> _GIVEN RECORDS_:
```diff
@@ -1321,33 +1391,7 @@
       if (cy1 - cy0 + 1 > k.rows_cap) atomicOr(overflow, 2u);
     }
   }
-  if (tid < nt && head[tid].steps > 0) {
-    const int j = tid;
-    const size_t so = (size_t)head[j].li * k.max_steps + (head[j].steps - 1);
-    const double2 cs = st_sc[(size_t)head[j].aux * k.max_steps + (head[j].steps - 1)];
-    const float2 bxy = st_xy[so];
-    const double c = cs.x, sn = cs.y;
-    double L[9], T[3];
-#pragma unroll
-    for (int i = 0; i < 3; ++i) {
-      const double r0 = k.R[3 * i + 0], r1 = k.R[3 * i + 1], r2 = k.R[3 * i + 2];
-      L[3 * i + 0] = r0 * c + r1 * sn;
-      L[3 * i + 1] = r1 * c - r0 * sn;
-      L[3 * i + 2] = r2;
-    }
-    pose_translation(k, bxy, T);
-    const double d0 = k.planT[0] - T[0], d1 = k.planT[1] - T[1], d2 = k.planT[2] - T[2];
-    const double tx = L[0] * d0 + L[3] * d1 + L[6] * d2;
-    const double ty = L[1] * d0 + L[4] * d1 + L[7] * d2;
-    const double tz = L[2] * d0 + L[5] * d1 + L[8] * d2;
-    const double D00 = L[0] * k.planR[0] + L[3] * k.planR[3] + L[6] * k.planR[6];
-    const double D10 = L[1] * k.planR[0] + L[4] * k.planR[3] + L[7] * k.planR[6];
-    const double D20 = L[2] * k.planR[0] + L[5] * k.planR[3] + L[8] * k.planR[6];
-    double yaw = 0.0;
-    if (fabs(D20) < 1.0) yaw = atan2(D10, D00);
-    head[j].pp_dist = sqrt(tx * tx + ty * ty + tz * tz);
-    head[j].pp_yaw = fmod(yaw + 3.1416, 3.1416);
-  }
+  DDDMR_STAMP(19);
   __syncthreads();
 
   DDDMR_STAMP(4);
@@ -1489,7 +1533,9 @@
       return lo;
     };
     const int n_rounds = (kProbe && total > (uint32_t)kScoreThreads) ? 2 : 1;
+    const uint32_t* const t_ubase_r = n_rounds == 1 ? t_item0 : t_ubase;
     for (int round = 0; round < n_rounds; ++round) {
+      if (n_rounds > 1) {
       if (tid < 64) {
         uint32_t cnt = 0;
         if (tid < nt) {
@@ -1501,21 +1547,22 @@
         if (tid == nt - 1) t_ubase[nt] = incl;
       }
       __syncthreads();
-      const uint32_t tot_r = t_ubase[nt];
+      }
+      const uint32_t tot_r = t_ubase_r[nt];
       const uint32_t chunk = (tot_r + kScoreThreads - 1) / kScoreThreads;
       uint32_t p = (uint32_t)tid * chunk;
       const uint32_t p1 = min(tot_r, p + ((round == 0 && n_rounds == 2) ? 1u : chunk));
       if (p < p1) {
         int j = 0;
-        while (t_ubase[j + 1] <= p) ++j;
-        uint32_t it = t_item0[j] + (p - t_ubase[j]);
+        while (t_ubase_r[j + 1] <= p) ++j;
+        uint32_t it = t_item0[j] + (p - t_ubase_r[j]);
         int sg = find_seg(it, 0);
         for (;;) {
           walk_item(it, sg);
           if (++p >= p1) break;
-          if (p >= t_ubase[j + 1]) {
-            do { ++j; } while (t_ubase[j + 1] <= p);
-            it = t_item0[j] + (p - t_ubase[j]);
+          if (p >= t_ubase_r[j + 1]) {
+            do { ++j; } while (t_ubase_r[j + 1] <= p);
+            it = t_item0[j] + (p - t_ubase_r[j]);
             sg = find_seg(it, sg);
           } else {
             ++it;
```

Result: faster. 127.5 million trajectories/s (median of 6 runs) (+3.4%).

> _TASK_:
Would you give the listing again, word for word?

> _REPLY_:
```diff
@@ -1321,33 +1391,7 @@
       if (cy1 - cy0 + 1 > k.rows_cap) atomicOr(overflow, 2u);
     }
   }
-  if (tid < nt && head[tid].steps > 0) {
-    const int j = tid;
-    const size_t so = (size_t)head[j].li * k.max_steps + (head[j].steps - 1);
-    const double2 cs = st_sc[(size_t)head[j].aux * k.max_steps + (head[j].steps - 1)];
-    const float2 bxy = st_xy[so];
-    const double c = cs.x, sn = cs.y;
-    double L[9], T[3];
-#pragma unroll
-    for (int i = 0; i < 3; ++i) {
-      const double r0 = k.R[3 * i + 0], r1 = k.R[3 * i + 1], r2 = k.R[3 * i + 2];
-      L[3 * i + 0] = r0 * c + r1 * sn;
-      L[3 * i + 1] = r1 * c - r0 * sn;
-      L[3 * i + 2] = r2;
-    }
-    pose_translation(k, bxy, T);
-    const double d0 = k.planT[0] - T[0], d1 = k.planT[1] - T[1], d2 = k.planT[2] - T[2];
-    const double tx = L[0] * d0 + L[3] * d1 + L[6] * d2;
-    const double ty = L[1] * d0 + L[4] * d1 + L[7] * d2;
-    const double tz = L[2] * d0 + L[5] * d1 + L[8] * d2;
-    const double D00 = L[0] * k.planR[0] + L[3] * k.planR[3] + L[6] * k.planR[6];
-    const double D10 = L[1] * k.planR[0] + L[4] * k.planR[3] + L[7] * k.planR[6];
-    const double D20 = L[2] * k.planR[0] + L[5] * k.planR[3] + L[8] * k.planR[6];
-    double yaw = 0.0;
-    if (fabs(D20) < 1.0) yaw = atan2(D10, D00);
-    head[j].pp_dist = sqrt(tx * tx + ty * ty + tz * tz);
-    head[j].pp_yaw = fmod(yaw + 3.1416, 3.1416);
-  }
+  DDDMR_STAMP(19);
   __syncthreads();
 
   DDDMR_STAMP(4);
@@ -1489,7 +1533,9 @@
       return lo;
     };
     const int n_rounds = (kProbe && total > (uint32_t)kScoreThreads) ? 2 : 1;
+    const uint32_t* const t_ubase_r = n_rounds == 1 ? t_item0 : t_ubase;
     for (int round = 0; round < n_rounds; ++round) {
+      if (n_rounds > 1) {
       if (tid < 64) {
         uint32_t cnt = 0;
         if (tid < nt) {
@@ -1501,21 +1547,22 @@
         if (tid == nt - 1) t_ubase[nt] = incl;
       }
       __syncthreads();
-      const uint32_t tot_r = t_ubase[nt];
+      }
+      const uint32_t tot_r = t_ubase_r[nt];
       const uint32_t chunk = (tot_r + kScoreThreads - 1) / kScoreThreads;
       uint32_t p = (uint32_t)tid * chunk;
       const uint32_t p1 = min(tot_r, p + ((round == 0 && n_rounds == 2) ? 1u : chunk));
       if (p < p1) {
         int j = 0;
-        while (t_ubase[j + 1] <= p) ++j;
-        uint32_t it = t_item0[j] + (p - t_ubase[j]);
+        while (t_ubase_r[j + 1] <= p) ++j;
+        uint32_t it = t_item0[j] + (p - t_ubase_r[j]);
         int sg = find_seg(it, 0);
         for (;;) {
           walk_item(it, sg);
           if (++p >= p1) break;
-          if (p >= t_ubase[j + 1]) {
-            do { ++j; } while (t_ubase[j + 1] <= p);
-            it = t_item0[j] + (p - t_ubase[j]);
+          if (p >= t_ubase_r[j + 1]) {
+            do { ++j; } while (t_ubase_r[j + 1] <= p);
+            it = t_item0[j] + (p - t_ubase_r[j]);
             sg = find_seg(it, sg);
           } else {
             ++it;
```

Result: faster. 127.5 million trajectories/s (median of 6 runs) (+3.4%).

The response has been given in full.